The brain is remarkably flexible, and appears to instantly reconfigure its processing depending on what’s needed to solve a task at hand: fMRI studies indicate that distal brain areas appear to fluidly couple and decouple with one another depending on behavioral context. We investigated how the brain coordinates its activity across areas to inform complex, top-down control behaviors. Animals were trained to perform a novel brain machine interface task to guide a visual cursor to a reward zone, using activity recorded with widefield calcium imaging. This allowed us to screen for cortical areas implicated in causal neural control of the visual object. Animals could decorrelate normally highly-correlated areas to perform the task, and used an explore-exploit search in neural activity space to discover successful strategies. Higher visual and parietal areas were more active during the task in expert animals. Single unit recordings targeted to these areas indicated that the sensory representation of an object was sensitive to an animal’s subjective sense of controlling it.

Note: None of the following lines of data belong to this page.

__global__ __launch_bounds__(PARSE_THREADS) void place_kernel(ParseArgs a)
{
    if (a.place_one && a.overflow && *(const volatile u32 *)a.overflow) return;
    constexpr int RPT = PLACE_MAX_REC / PARSE_THREADS;
    __shared__ u32 s_scan[12];
    __shared__ u32 s_go[20];
    extern __shared__ __attribute__((aligned(16))) u64 s_cur[];
    const int tid = threadIdx.x;
    const int K = a.k;
    u32 *s_tcnt = reinterpret_cast<u32 *>(s_cur + a.ntasks);
    u32 *s_tpre = s_tcnt + a.ntasks;
    u32 *s_srt = s_tpre + a.ntasks;
    for (u32 t = tid; t < a.ntasks; t += PARSE_THREADS) s_cur[t] = a.blk_base[((u64)blockIdx.x * a.ntasks + t) * 2];
    const u32 G = a.place_group;
    const u32 nsl = a.nslabs > 1 ? a.nslabs : 1;
    for (u32 sl = a.place_one ? a.slab : 0; sl < (a.place_one ? a.slab + 1 : nsl); ++sl) {
    const u64 tile0 = (u64)sl * a.slab_tiles + (u64)blockIdx.x * a.tiles_per_block;
    const u64 tile_end = (nsl > 1 && ((u64)sl + 1) * a.slab_tiles < a.ntiles) ? ((u64)sl + 1) * a.slab_tiles : a.ntiles;
    for (u32 t0 = 0; t0 < a.tiles_per_block; t0 += G) {
        const u64 tfirst = tile0 + t0;
        if (tfirst >= tile_end) break;
        u32 ng = a.tiles_per_block - t0; if (ng > G) ng = G;
        if (tfirst + ng > tile_end) ng = (u32)(tile_end - tfirst);
        __syncthreads();
        if (tid == 0) {
            u32 run = 0;
            for (u32 j = 0; j < ng; ++j) { s_go[j] = run; u32 n = a.tile_nrec[tfirst + j]; run += n < a.rec_cap ? n : a.rec_cap; }
            for (u32 j = ng; j <= 16; ++j) s_go[j] = run;
        }
        for (u32 t = tid; t < a.ntasks; t += PARSE_THREADS) s_tcnt[t] = 0;
        __syncthreads();
        const u32 total = s_go[16];
        u32 rec[RPT], rnk[RPT];
#pragma unroll
        for (int x = 0; x < RPT; ++x) {
            const u32 i = x * PARSE_THREADS + tid;
            rec[x] = 0xFFFFFFFFu;
            if (i < total) {
                u32 j = 0;
                while (j + 1 < ng && s_go[j + 1] <= i) ++j;
                const u32 r = a.tile_rec[(tfirst + j) * (u64)a.rec_cap + (i - s_go[j])];
                rec[x] = r | (j << 28);
                rnk[x] = atomicAdd(&s_tcnt[(r >> 18) & 1023u], 1u);
            }
        }
        __syncthreads();
        {
            u32 c4[4], sum = 0;
#pragma unroll
            for (int j = 0; j < 4; ++j) { const u32 t = tid * 4 + j; c4[j] = t < a.ntasks ? s_tcnt[t] : 0; sum += c4[j]; }
            u32 e = block_excl_scan_256<u32>(sum, s_scan, nullptr);
#pragma unroll
            for (int j = 0; j < 4; ++j) { const u32 t = tid * 4 + j; if (t < a.ntasks) s_tpre[t] = e; e += c4[j]; }
        }
        __syncthreads();
#pragma unroll
        for (int x = 0; x < RPT; ++x)
            if (rec[x] != 0xFFFFFFFFu) s_srt[s_tpre[(rec[x] >> 18) & 1023u] + rnk[x]] = rec[x];
        __syncthreads();
        for (u32 i = tid; i < total; i += PARSE_THREADS) {
            const u32 r = s_srt[i];
            const u32 d = (r >> 18) & 1023u;
            if (a.task_skip && a.task_skip[d]) continue;
            const u64 slot = s_cur[d] + (i - s_tpre[d]);
            a.sm_len[slot] = (u8)(((r >> 11) & 127) + K);
            a.sm_gpos[slot] = (tfirst + (r >> 28)) * PARSE_TILE + (u64)(r & 2047);
        }
        __syncthreads();
        for (u32 t = tid; t < a.ntasks; t += PARSE_THREADS) s_cur[t] += s_tcnt[t];
    }
    }
}

constexpr int PLACE_ITEM_THREADS = 1024;
#ifndef PLACE_ITEM_RPT
#define PLACE_ITEM_RPT 16
#endif
constexpr u32 PLACE_ITEM_REC = PLACE_ITEM_RPT * 1024;
constexpr u32 PLACE_ITEM_TILES = PLACE_ITEM_REC / 512;
constexpr u32 PLACE_ITEM_WORDS = PLACE_ITEM_TILES * (PARSE_TILE / 16) + 8;
__global__ __launch_bounds__(PLACE_ITEM_THREADS) void place_items_kernel(ParseArgs a)
{
    if (a.place_one && a.overflow && *(const volatile u32 *)a.overflow) return;
    constexpr int RPT = PLACE_ITEM_REC / PLACE_ITEM_THREADS;
    constexpr int T = PLACE_ITEM_THREADS;
    __shared__ u32 s_w[16];
    __shared__ u32 s_go[PLACE_ITEM_TILES + 4];
    extern __shared__ __attribute__((aligned(16))) u64 s_cur[];
    const int tid = threadIdx.x;
    const u32 nt = a.ntasks;
    u32 *s_tcnt = reinterpret_cast<u32 *>(s_cur + nt);
    u32 *s_tpre = s_tcnt + nt;
    u64 *s_srt = reinterpret_cast<u64 *>(s_tpre + nt + (nt & 1u));
    u32 *s_words = reinterpret_cast<u32 *>(s_srt + PLACE_ITEM_REC);
    for (u32 t = tid; t < nt; t += T) s_cur[t] = a.blk_base[((u64)blockIdx.x * nt + t) * 2];
    const u32 G = a.place_group < PLACE_ITEM_TILES ? a.place_group : PLACE_ITEM_TILES;
    const u32 *p32 = reinterpret_cast<const u32 *>(a.packed);
    const u32 nsl = a.nslabs > 1 ? a.nslabs : 1;
    const int lane = lane_id(), wv = tid >> 6;
    for (u32 sl = a.place_one ? a.slab : 0; sl < (a.place_one ? a.slab + 1 : nsl); ++sl) {
    const u64 tile0 = (u64)sl * a.slab_tiles + (u64)blockIdx.x * a.tiles_per_block;
    const u64 tile_end = (nsl > 1 && ((u64)sl + 1) * a.slab_tiles < a.ntiles) ? ((u64)sl + 1) * a.slab_tiles : a.ntiles;
    for (u32 t0 = 0; t0 < a.tiles_per_block; t0 += G) {
        const u64 tfirst = tile0 + t0;
        if (tfirst >= tile_end) break;
        u32 ng = a.tiles_per_block - t0; if (ng > G) ng = G;
        if (tfirst + ng > tile_end) ng = (u32)(tile_end - tfirst);
        __syncthreads();
        if (tid < WAVE) {
            u32 n = 0;
            if ((u32)tid < ng) { n = a.tile_nrec[tfirst + tid]; n = n < a.rec_cap ? n : a.rec_cap; }
            const u32 inc = wave_incl_scan(n);
            if ((u32)tid < ng) s_go[tid] = inc - n;
            const u32 tot = __shfl(inc, WAVE - 1);
            if ((u32)tid >= ng && (u32)tid <= PLACE_ITEM_TILES) s_go[tid] = tot;
        }
        for (u32 t = tid; t < nt; t += T) s_tcnt[t] = 0;
        {
            const u64 w0 = tfirst * (PARSE_TILE / 16);
            const u32 nw = ng * (PARSE_TILE / 16) + 8;
            for (u32 i = tid; i < nw; i += T) {
                const u64 b = (w0 + i) * 4;
                u32 wv2 = 0;
                if (b + 4 <= a.packed_bytes) wv2 = __builtin_bswap32(p32[w0 + i]);
                else if (b < a.packed_bytes) { for (u64 q = b; q < a.packed_bytes; ++q) wv2 |= (u32)a.packed[q] << (24 - 8 * (q & 3)); }
                s_words[i] = wv2;
            }
        }
        __syncthreads();
        const u32 total = s_go[PLACE_ITEM_TILES];
        u32 rec[RPT], rnk[RPT], sub[RPT];
#pragma unroll
        for (int x = 0; x < RPT; ++x) {
            const u32 i = x * T + tid;
            rec[x] = 0xFFFFFFFFu; rnk[x] = 0; sub[x] = 0;
            if (i < total) {
                u32 lo = 0, hi = ng;
                while (hi - lo > 1) { const u32 mid = (lo + hi) >> 1; if (s_go[mid] <= i) lo = mid; else hi = mid; }
                const u64 at = (tfirst + lo) * (u64)a.rec_cap + (i - s_go[lo]);
                const u32 r = a.tile_rec[at];
                sub[x] = a.tile_sub[at];
                const u32 d = (r >> 18) & 1023u;
                rec[x] = (r & 2047u) | (((r >> 11) & 15u) << 11) | (lo << 15) | (d << 20);
                rnk[x] = atomicAdd(&s_tcnt[d], 1u);
            }
        }
        __syncthreads();
        {
            const u32 cnt = (u32)tid < nt ? s_tcnt[tid] : 0u;
            const u32 inc = wave_incl_scan(cnt);
            if (lane == WAVE - 1) s_w[wv] = inc;
            __syncthreads();
            u32 base = 0;
            for (int i = 0; i < 16; ++i) if (i < wv) base += s_w[i];
            if ((u32)tid < nt) s_tpre[tid] = base + inc - cnt;
        }
        __syncthreads();
#pragma unroll
        for (int x = 0; x < RPT; ++x)
            if (rec[x] != 0xFFFFFFFFu) s_srt[s_tpre[rec[x] >> 20] + rnk[x]] = (u64)rec[x] | ((u64)sub[x] << 32);
        __syncthreads();
        for (u32 i = tid; i < total; i += T) {
            const u64 e = s_srt[i];
            const u32 r = (u32)e;
            const u32 d = r >> 20;
            const u64 slot = s_cur[d] + (i - s_tpre[d]);
            const u32 bit0 = 2u * (((r >> 15) & 31u) * (u32)PARSE_TILE + (r & 2047u));
            const u64 w0 = bits64_be32(s_words, bit0), w1 = bits64_be32(s_words, bit0 + 64u);
            reinterpret_cast<ulonglong2 *>(a.sm_item)[slot] = make_ulonglong2(w0, (w1 & ~0xFFULL) | (u64)(((r >> 11) & 15u) + 1u));
            a.sm_sub[slot] = (u32)(e >> 32);
        }
        __syncthreads();
        for (u32 t = tid; t < nt; t += T) s_cur[t] += s_tcnt[t];
    }
    }
}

Visual attention selects only a tiny fraction of visual input information for further processing. Selection starts in the primary visual cortex (V1), which creates a bottom-up saliency map to guide the fovea to selected visual locations via gaze shifts. This motivates a new framework that views vision as consisting of encoding, selection, and decoding stages, placing selection on center stage. It suggests a massive loss of non-selected information from V1 downstream along the visual pathway. Hence, feedback from downstream visual cortical areas to V1 for better decoding (recognition), through analysis-by- synthesis, should query for additional information and be mainly directed at the foveal region. Accordingly, non-foveal vision is not only poorer in spatial resolution, but also more susceptible to many illusions.